Como todos los sábados y domingos he ido a
acostar a mi madre. Si no fuera, sería capaz de tumbarse en el suelo. Ni
siquiera recuerda que hay que acostarse en la cama.
Durante todo el trayecto no he visto a nadie,
todas las calles y plazas vacías. Parece que se cumple el aislamiento. La
verdad es que me he sentido un poco trasgresor por poder ir a atender a mi
madre.

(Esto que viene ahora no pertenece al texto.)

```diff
@@ -752,6 +806,28 @@
         else st1(&internal[split].parent, thread_id);
         if (right_leaf) st2(&leaf[split + 1], thread_id, (uint32_t)split + 1u);
         else st1(&internal[split + 1].parent, thread_id);
+    }
+    if (kStaged) {
+        const uint32_t b0 = block * kTreeThreads;
+        ts.own[threadIdx.x] = !valid ? 0u : topo_stage::OWN | (left_leaf ? topo_stage::LEFT_LEAF : 0u) |
+                                                (right_leaf ? topo_stage::RIGHT_LEAF : 0u);
+        if (valid) {
+            ts.split[threadIdx.x] = (uint32_t)split;
+#pragma unroll
+            for (int side = 0; side < 2; side++) {
+                const uint32_t child = (uint32_t)split + (uint32_t)side;
+                const uint32_t rel = child - b0;
+                const bool is_leaf = side == 0 ? left_leaf : right_leaf;
+                if (rel < (uint32_t)kTreeThreads) {
+                    if (is_leaf) { ts.leaf_parent[rel] = thread_id; ts.leaf_set[rel] = 1; }
+                    else { ts.parent[rel] = thread_id; ts.parent_set[rel] = 1; }
+                } else if (is_leaf) {
+                    st2(&leaf[child], thread_id, child);
+                } else {
+                    st1(&internal[child].parent, thread_id);
+                }
+            }
+        }
     }
     constexpr int kQuads = MODE == TREE_FUSED ? 4 : 2;
     if (MODE == TREE_REFERENCE) {
@@ -791,6 +867,43 @@
             }
         }
     }
+    if (kStaged) {
+        __syncthreads();
+        const uint32_t b0 = block * kTreeThreads;
+        uint32_t* const node_out = reinterpret_cast<uint32_t*>(internal) + (size_t)b0 * 6u;
+        uint32_t* const leaf_out = reinterpret_cast<uint32_t*>(leaf) + (size_t)b0 * 2u;
+        const bool node_lines = (reinterpret_cast<uintptr_t>(internal) & 15u) == 0u;
+        const bool leaf_lines = (reinterpret_cast<uintptr_t>(leaf) & 15u) == 0u;
+#pragma unroll
+        for (int k = 0; k < 2; k++) {
+            const uint32_t piece = (uint32_t)k * kTreeThreads + threadIdx.x;
+            u4v v;
+            bool set[4];
+            uint32_t* dst;
+            bool lines;
+            if (piece < topo_stage::kNodePieces) {
+                const uint32_t w0 = piece * 4u;
+#pragma unroll
+                for (int j = 0; j < 4; j++) v[j] = ts.node_word(w0 + (uint32_t)j, b0, set[j]);
+                dst = node_out + w0;
+                lines = node_lines;
+            } else {
+                const uint32_t l0 = (piece - topo_stage::kNodePieces) * 2u;
+                v = u4v{ts.leaf_parent[l0], b0 + l0, ts.leaf_parent[l0 + 1u], b0 + l0 + 1u};
+                set[0] = set[1] = ts.leaf_set[l0] != 0;
+                set[2] = set[3] = ts.leaf_set[l0 + 1u] != 0;
+                dst = leaf_out + l0 * 2u;
+                lines = leaf_lines;
+            }
+            if (lines && set[0] && set[1] && set[2] && set[3]) {
+                st4(dst, v);
+            } else {
+#pragma unroll
+                for (int j = 0; j < 4; j++)
+                    if (set[j]) st1(dst + j, v[j]);
+            }
+        }
+    }
 }
 
 template <int MODE>
@@ -802,10 +915,11 @@
                                                             const uint32_t* __restrict__ sorted_indices)
 {
     __shared__ uint32_t s_keys[kTreeWindow];
-    __shared__ float4 s_out[MODE == TREE_TOPOLOGY ? 1 : kTreeThreads * (MODE == TREE_FUSED ? 4 : 2)];
+    constexpr uint32_t kBoxQuads = MODE == TREE_TOPOLOGY ? 1 : kTreeThreads * (MODE == TREE_FUSED ? 4 : 2);
+    __shared__ float4 s_out[kBoxQuads + (MODE == TREE_REFERENCE ? topo_stage::kQuads : 0)];
     __shared__ uint32_t s_bits[kBitWords];
     __shared__ uint32_t s_sums[kBitSums];
-    tree_body<MODE>(blockIdx.x, s_keys, s_bits, s_sums, s_out, codes, n, internal, leaf, zero_word, hier, bvh, fused, leaf_base, sorted_indices);
+    tree_body<MODE>(blockIdx.x, s_keys, s_bits, s_sums, s_out, reinterpret_cast<uint32_t*>(s_out + kBoxQuads), codes, n, internal, leaf, zero_word, hier, bvh, fused, leaf_base, sorted_indices);
 }
 
 __global__ __launch_bounds__(kTreeThreads) void tree_pair_kernel(const uint32_t* __restrict__ aligned_codes,
@@ -821,9 +935,9 @@
     __shared__ uint32_t s_sums[kBitSums];
     const uint32_t block = blockIdx.x >> 1;
     if (blockIdx.x & 1u)
-        tree_body<TREE_REFERENCE>(block, s_keys, s_bits, s_sums, s_out, codes, n, internal, leaf, nullptr, hier, bvh, nullptr, 0u, nullptr);
+        tree_body<TREE_REFERENCE>(block, s_keys, s_bits, s_sums, s_out, reinterpret_cast<uint32_t*>(s_out + kTreeThreads * 2), codes, n, internal, leaf, nullptr, hier, bvh, nullptr, 0u, nullptr);
     else
-        tree_body<TREE_FUSED>(block, s_keys, s_bits, s_sums, s_out, aligned_codes, n, nullptr, nullptr, nullptr, hier, nullptr, fused, leaf_base,
+        tree_body<TREE_FUSED>(block, s_keys, s_bits, s_sums, s_out, nullptr, aligned_codes, n, nullptr, nullptr, nullptr, hier, nullptr, fused, leaf_base,
                               sorted_indices);
 }
 
```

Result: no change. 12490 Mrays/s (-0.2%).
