template <typename T, int ACT_ = -1, int OUT_ = 0>
__global__ __launch_bounds__(256) void norm_bwd_reduce_rows_kernel(const T* __restrict__ dout, const T* __restrict__ out,
                                                                   const T* __restrict__ x, RowGeo g, const float* __restrict__ mean,
                                                                   const float* __restrict__ rstd, int act, double* __restrict__ bsum,
                                                                   const float* __restrict__ psc, const float* __restrict__ psh, BwdFin fin) {
  constexpr int EPC = TT<T>::EPC;
  const int actv = ACT_ >= 0 ? ACT_ : act;
  const bool has_out = ACT_ >= 0 ? OUT_ != 0 : out != nullptr;
  __shared__ float red[256 * 2 * 8];
  RowWalk<T> wk(g);
  float s1[EPC], s2[EPC], mu[EPC], rs[EPC], qs[EPC], qh[EPC];
#pragma unroll
  for (int i = 0; i < EPC; ++i) { s1[i] = s2[i] = 0.f; mu[i] = rs[i] = qs[i] = qh[i] = 0.f; }
  if (wk.live) {
#pragma unroll
    for (int i = 0; i < EPC; ++i) {
      mu[i] = mean[wk.cl * EPC + i]; rs[i] = rstd[wk.cl * EPC + i];
      if (!has_out && actv != AM_ACT_NONE) { qs[i] = psc[wk.cl * EPC + i]; qh[i] = psh[wk.cl * EPC + i]; }
    }
    for (long rw = wk.row; rw < wk.row_end; rw += (long)UNR * wk.rpp) {
      long v[UNR]; u32x4 dv[UNR], xv[UNR], ov[UNR];
#pragma unroll
      for (int u = 0; u < UNR; ++u) { const long r = rw + (long)u * wk.rpp; v[u] = r < wk.row_end ? wk.voxel(g, r) : -1; }
#pragma unroll
      for (int u = 0; u < UNR; ++u) {
        if (v[u] < 0) continue;
        const size_t off = (size_t)v[u] * g.C + wk.cl * EPC;
        dv[u] = *(const u32x4*)(dout + off); xv[u] = *(const u32x4*)(x + off);
        if (has_out && actv != AM_ACT_NONE) ov[u] = *(const u32x4*)(out + off);
      }
#pragma unroll
      for (int u = 0; u < UNR; ++u) {
        if (v[u] < 0) continue;
        float d[EPC], f[EPC];
        chunk_to_f<T>(dv[u], d); chunk_to_f<T>(xv[u], f);
        if (actv != AM_ACT_NONE) {
          if (has_out) {
            float o[EPC];
            chunk_to_f<T>(ov[u], o);
#pragma unroll
            for (int i = 0; i < EPC; ++i) d[i] *= act_grad(o[i], actv);
          } else {
#pragma unroll
            for (int i = 0; i < EPC; ++i) d[i] *= act_grad_pre(f[i] * qs[i] + qh[i], actv);
          }
        }
#pragma unroll
        for (int i = 0; i < EPC; ++i) { s1[i] += d[i]; s2[i] += d[i] * (f[i] - mu[i]) * rs[i]; }
      }
    }
  }
#pragma unroll
  for (int i = 0; i < EPC; ++i) { red[(threadIdx.x * 2) * 8 + i] = s1[i]; red[(threadIdx.x * 2 + 1) * 8 + i] = s2[i]; }
  __syncthreads();
  const int nlane = blockDim.x / wk.cpv;
  if (threadIdx.x < wk.cpv) {
    double a1[EPC], a2[EPC];
#pragma unroll
    for (int i = 0; i < EPC; ++i) a1[i] = a2[i] = 0.0;
    for (int vl = 0; vl < nlane; ++vl) {
      const int t = vl * wk.cpv + threadIdx.x;
#pragma unroll
      for (int i = 0; i < EPC; ++i) { a1[i] += red[(t * 2) * 8 + i]; a2[i] += red[(t * 2 + 1) * 8 + i]; }
    }
#pragma unroll
    for (int i = 0; i < EPC; ++i) {
      const int c = threadIdx.x * EPC + i;
      double* br = bsum + (size_t)(blockIdx.x % NREP) * g.C * 3;
      atomicAdd(&br[c * 3], a1[i]); atomicAdd(&br[c * 3 + 1], a2[i]);
    }
  }
  bwd_reduce_tail(bsum, g.C, fin);
}

template <typename T, int ACT_ = -1, int OUT_ = 0>
__global__ __launch_bounds__(256) void norm_bwd_apply_rows_kernel(const T* __restrict__ dout, const T* __restrict__ out,
                                                                  const T* __restrict__ x, RowGeo g, const float* __restrict__ mean,
                                                                  const float* __restrict__ rstd, const float* __restrict__ k0,
                                                                  const float* __restrict__ k1, const float* __restrict__ k2, int act,
                                                                  T* __restrict__ dx, T* __restrict__ dres, double* __restrict__ dxsum,
                                                                  int dxrep, const float* __restrict__ psc, const float* __restrict__ psh,
                                                                  float* __restrict__ dx_accum, unsigned* dx_ticket) {
  constexpr int EPC = TT<T>::EPC;
  const int actv = ACT_ >= 0 ? ACT_ : act;
  const bool has_out = ACT_ >= 0 ? OUT_ != 0 : out != nullptr;
  __shared__ float red[256 * 8];
  RowWalk<T> wk(g);
  float mu[EPC], rs[EPC], c0[EPC], c1[EPC], c2[EPC], sx[EPC], qs[EPC], qh[EPC];
#pragma unroll
  for (int i = 0; i < EPC; ++i) {
    const int c = wk.cl * EPC + i;
    sx[i] = 0.f; qs[i] = qh[i] = 0.f;
    if (wk.live) {
      mu[i] = mean[c]; rs[i] = rstd[c]; c0[i] = k0[c]; c1[i] = k1[c]; c2[i] = k2[c];
      if (!has_out && actv != AM_ACT_NONE) { qs[i] = psc[c]; qh[i] = psh[c]; }
    }
  }
  if (wk.live)
    for (long rw = wk.row; rw < wk.row_end; rw += (long)UNR * wk.rpp) {
      long v[UNR]; u32x4 dv[UNR], xv[UNR], ov[UNR];
#pragma unroll
      for (int u = 0; u < UNR; ++u) { const long r = rw + (long)u * wk.rpp; v[u] = r < wk.row_end ? wk.voxel(g, r) : -1; }
#pragma unroll
      for (int u = 0; u < UNR; ++u) {
        if (v[u] < 0) continue;
        const size_t off = (size_t)v[u] * g.C + wk.cl * EPC;
        dv[u] = *(const u32x4*)(dout + off); xv[u] = *(const u32x4*)(x + off);
        if (has_out && actv != AM_ACT_NONE) ov[u] = *(const u32x4*)(out + off);
      }
#pragma unroll
      for (int u = 0; u < UNR; ++u) {
        if (v[u] < 0) continue;
        const size_t off = (size_t)v[u] * g.C + wk.cl * EPC;
        float d[EPC], f[EPC];
        chunk_to_f<T>(dv[u], d); chunk_to_f<T>(xv[u], f);
        if (actv != AM_ACT_NONE) {
          if (has_out) {
            float o[EPC];
            chunk_to_f<T>(ov[u], o);
#pragma unroll
            for (int i = 0; i < EPC; ++i) d[i] *= act_grad(o[i], actv);
          } else {
#pragma unroll
            for (int i = 0; i < EPC; ++i) d[i] *= act_grad_pre(f[i] * qs[i] + qh[i], actv);
          }
        }
        if (dres) *(u32x4*)(dres + off) = f_to_chunk<T>(d);
        float r[EPC];
#pragma unroll
        for (int i = 0; i < EPC; ++i) r[i] = c0[i] * d[i] - c1[i] - c2[i] * (f[i] - mu[i]) * rs[i];
        const u32x4 pk = f_to_chunk<T>(r);
        *(u32x4*)(dx + off) = pk;
        if (dxsum) {
          float q[EPC];
          chunk_to_f<T>(pk, q);
#pragma unroll
          for (int i = 0; i < EPC; ++i) sx[i] += q[i];
        }
      }
    }
  if (dxsum) {
#pragma unroll
    for (int i = 0; i < EPC; ++i) red[threadIdx.x * 8 + i] = sx[i];
    __syncthreads();
    const int nlane = blockDim.x / wk.cpv;
    if (threadIdx.x < wk.cpv) {
      float a1[EPC];
#pragma unroll
      for (int i = 0; i < EPC; ++i) a1[i] = 0.f;
      for (int vl = 0; vl < nlane; ++vl)
#pragma unroll
        for (int i = 0; i < EPC; ++i) a1[i] += red[(vl * wk.cpv + threadIdx.x) * 8 + i];
#pragma unroll
      for (int i = 0; i < EPC; ++i)
        atomicAdd((unsigned long long*)&dxsum[(size_t)(blockIdx.x % dxrep) * g.C + threadIdx.x * EPC + i], (unsigned long long)__double2ll_rn((double)a1[i] * AM_DX_FIX));
    }
    dxsum_tail(dxsum, dxrep, g.C, dx_accum, dx_ticket);
  }
}
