int twosd::run_lp(twosd_ctx *c, const double *x, const double *d_dv, int N, const LpRun &o) {
    const bool want_pi = o.want_pi, want_y = o.want_y;
    const bool list = o.d_list != nullptr;
    const int NL = list ? o.nlist : N;
    int rc;
    if (o.want_ray && !list) return fail(TWOSD_E_ARG, "LP rays: list mode only");
    if ((rc = prepare_x(c, x))) return rc;
    if (list &&c->bp.bases.size() > 1 && (size_t)N > c->d_pool_pick.cap) return fail(TWOSD_E_STATE, "LP list mode: no recorded pool picks");
    const int m = c->L.m, n = c->L.n, MP = c->MP, R = c->R;
    if (N > c->out_cap) {
        size_t cap = std::max<size_t>(N, 1024);
        if ((rc = c->d_obj.alloc(cap)) || (rc = c->d_status.alloc(cap)) || (rc = c->d_iters.alloc(cap)) ||
            (rc = c->d_ops.alloc(cap)) || (rc = c->d_etan.alloc(cap)))
            return rc;
// ... 17 lines not shown
        int bpc = hyper_max_blocks_per_cu(R, CH, kmax, c->k);
        if (const char *e = getenv("TWOSD_BPC")) bpc = std::min(bpc, std::max(1, atoi(e)));
        if (bpc < 1)
            return fail(TWOSD_E_UNSUPPORTED, "LP kernel: LDS slice too large (m2 = %d, n2 = %d; LP: %d rows, %d columns; k = %d)",
                        c->m2_user, c->n2_user, m, n, c->k);
        const int nblocks = std::max(1, std::min((NL + kWavesPerBlock - 1) / kWavesPerBlock, bpc * c->num_cus));
        const size_t slots = (size_t)nblocks * kWavesPerBlock;
        if (slots > c->earena_slots || ecap != c->earena_cap) {
            if ((rc = c->d_eidx.alloc(slots * ecap)) || (rc = c->d_evals.alloc(slots * ecap))) return rc;
            c->earena_slots = slots;
            c->earena_cap = ecap;
        }
        HIPCHK(hipMemsetAsync(c->d_queue, 0, sizeof(int) * kMaxQueueGroups * kQueueStride, c->stream));
        HyperParams H{};
        H.m = m; H.n = n; H.k = c->k; H.N = NL; H.kmax = kmax; H.ecap = ecap;
        H.kcap = o.kcap > 0 ? std::min(o.kcap, kmax) : kmax;
        H.retry = o.kcap > 0 ? 0 : 1;
        H.colptr = c->d_colptr; H.rowidx = c->d_rowidx; H.val = c->d_val; H.q = c->d_q; H.btype = c->d_btype;
        H.wcp = c->d_wcp; H.wcc = c->d_wcc; H.wcv = c->d_wcv;
        const PoolArrays pa = pool_arrays(c);
        H.bcp = pa.bcp; H.bci = pa.bci; H.bcv = pa.bcv;
        H.brptr = pa.brptr; H.brcol = pa.brcol; H.brval = pa.brval;
        H.kslot = pa.kslot; H.kix = pa.kix; H.kv = pa.kv; H.kcoef = c->d_kcoef;
        H.xbase = c->d_xbase; H.d0 = pa.d0; H.hb0 = pa.hb0;
        H.basic0 = pa.basic0; H.fixedmask = c->d_fixedmask; H.ubmask = c->d_ubmask;
        H.dv = d_dv; H.eidx = c->d_eidx; H.evals = c->d_evals; H.queue = c->d_queue;
        H.qgroups = std::max(1, std::min(16, nblocks));
        if (const char *e = getenv("TWOSD_QGROUPS")) H.qgroups = std::max(1, std::min({kMaxQueueGroups, nblocks, atoi(e)}));
        H.obj = c->d_obj; H.pi = want_pi ? c->d_pi : nullptr; H.y = want_y ? c->d_y : nullptr;
        H.vkey = o.want_key ? c->d_vkey : nullptr;
        H.key_zero = 1e-12;
        if (const char *e = getenv("TWOSD_KEY_ZERO")) H.key_zero = atof(e);
        H.bkey = o.want_bkey ? c->d_bkey : nullptr;
        if (o.want_etas) {
            const size_t need = list ? (size_t)NL : (size_t)N;
            if (need * 4096 > (size_t)INT32_MAX)
                return fail(TWOSD_E_UNSUPPORTED, "eta files of %zu solves exceed the 2^31-entry arena (at most %d)", need,
                            INT32_MAX / 4096);
            const size_t cap_need = std::max(std::max<size_t>(need, 256) * 4096, c->eo_min_cap);
            if (need > c->eo_rows || c->eo_kmax != kmax || c->eo_cap < cap_need) {
                const size_t rows = std::max<size_t>(need, 256);
                if ((rc = c->d_eo_pb.alloc(rows)) || (rc = c->d_eo_K.alloc(rows)) || (rc = c->d_eo_off.alloc(rows)) ||
                    (rc = c->d_eo_etap.alloc(rows * kmax)) || (rc = c->d_eo_etaoff.alloc(rows * (kmax + 1))) ||
                    (rc = c->d_eo_eidx.alloc(cap_need)) || (rc = c->d_eo_evals.alloc(cap_need)))
                    return rc;
                if (!c->d_eo_used && (rc = c->d_eo_used.alloc(1))) return rc;
                c->eo_rows = rows;
                c->eo_cap = cap_need;
                c->eo_kmax = kmax;
            }
            HIPCHK(hipMemsetAsync(c->d_eo_used, 0, sizeof(unsigned long long), c->stream));
            H.eo_pb = c->d_eo_pb; H.eo_K = c->d_eo_K; H.eo_off = c->d_eo_off; H.eo_etap = c->d_eo_etap;
            H.eo_etaoff = c->d_eo_etaoff; H.eo_eidx = c->d_eo_eidx; H.eo_evals = c->d_eo_evals; H.eo_used = c->d_eo_used;
            H.eo_cap = (long long)std::min<size_t>(c->eo_cap, INT32_MAX);
        }
        if (o.want_head) {
            const size_t need = list ? (size_t)NL : (size_t)N;
            if ((rc = c->d_head_out.fit(need * m))) return rc;
            H.head_out = c->d_head_out;
        }
        if (o.want_ray) {
            FrayState &Fs = c->fray;
            if ((rc = Fs.ray.fit((size_t)NL * m)) || (rc = Fs.ray_row.fit((size_t)NL)) || (rc = Fs.ray_key.fit((size_t)NL))) return rc;
            HIPCHK(hipMemsetAsync(Fs.ray_row, 0xff, sizeof(int) * NL, c->stream));
            HIPCHK(hipMemsetAsync(Fs.ray_key, 0, sizeof(unsigned long long) * NL, c->stream));
            H.ray = Fs.ray; H.ray_row = Fs.ray_row; H.ray_key = Fs.ray_key;
// ... 291 lines not shown
    if (row_ops) *row_ops = c->last.ops_sum;
    if (row_width) *row_width = 1;
    return TWOSD_OK;
}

Como si estuviera rompiendo la solidaridad a la que me sumo el resto del
día, el resto de la semana: quedarme en casa.
No me siento ningún privilegiado por tener una
madre dependiente. Al contario creo que los afortunados son los que pueden
disfrutar de sus padres en plenitud, con sus recuerdos intactos. Los que pueden
hablar con ellos y que, simplemente, respondan, aunque en estos días sea solo
por teléfono. Sí, lo preferiría mil veces.
Ese era mi pensamiento, mi lamento, durante
todo el recorrido. Cuando, ya llegando a casa de mis padres, he escuchado alto
y claro otro ululato procedente de la zona del Paseo y de las piscinas, por tres
veces he sentido a mi amigo cárabo.
Hacía tiempo que no le oía, me ha gustado
escucharle, y me ha alegrado el ánimo.
Natura a veces nos regala momentos únicos.
Quisiera haberle contestado, haber charlado un
rato con él.
Otras veces lo he hecho.
Hoy no me he atrevido.
En Arévalo, a veintiuno de marzo de 2020.
Luis José Martín García-Sancho.
Fotografía: Cárabo (Stix aluco) Imagen de Internet.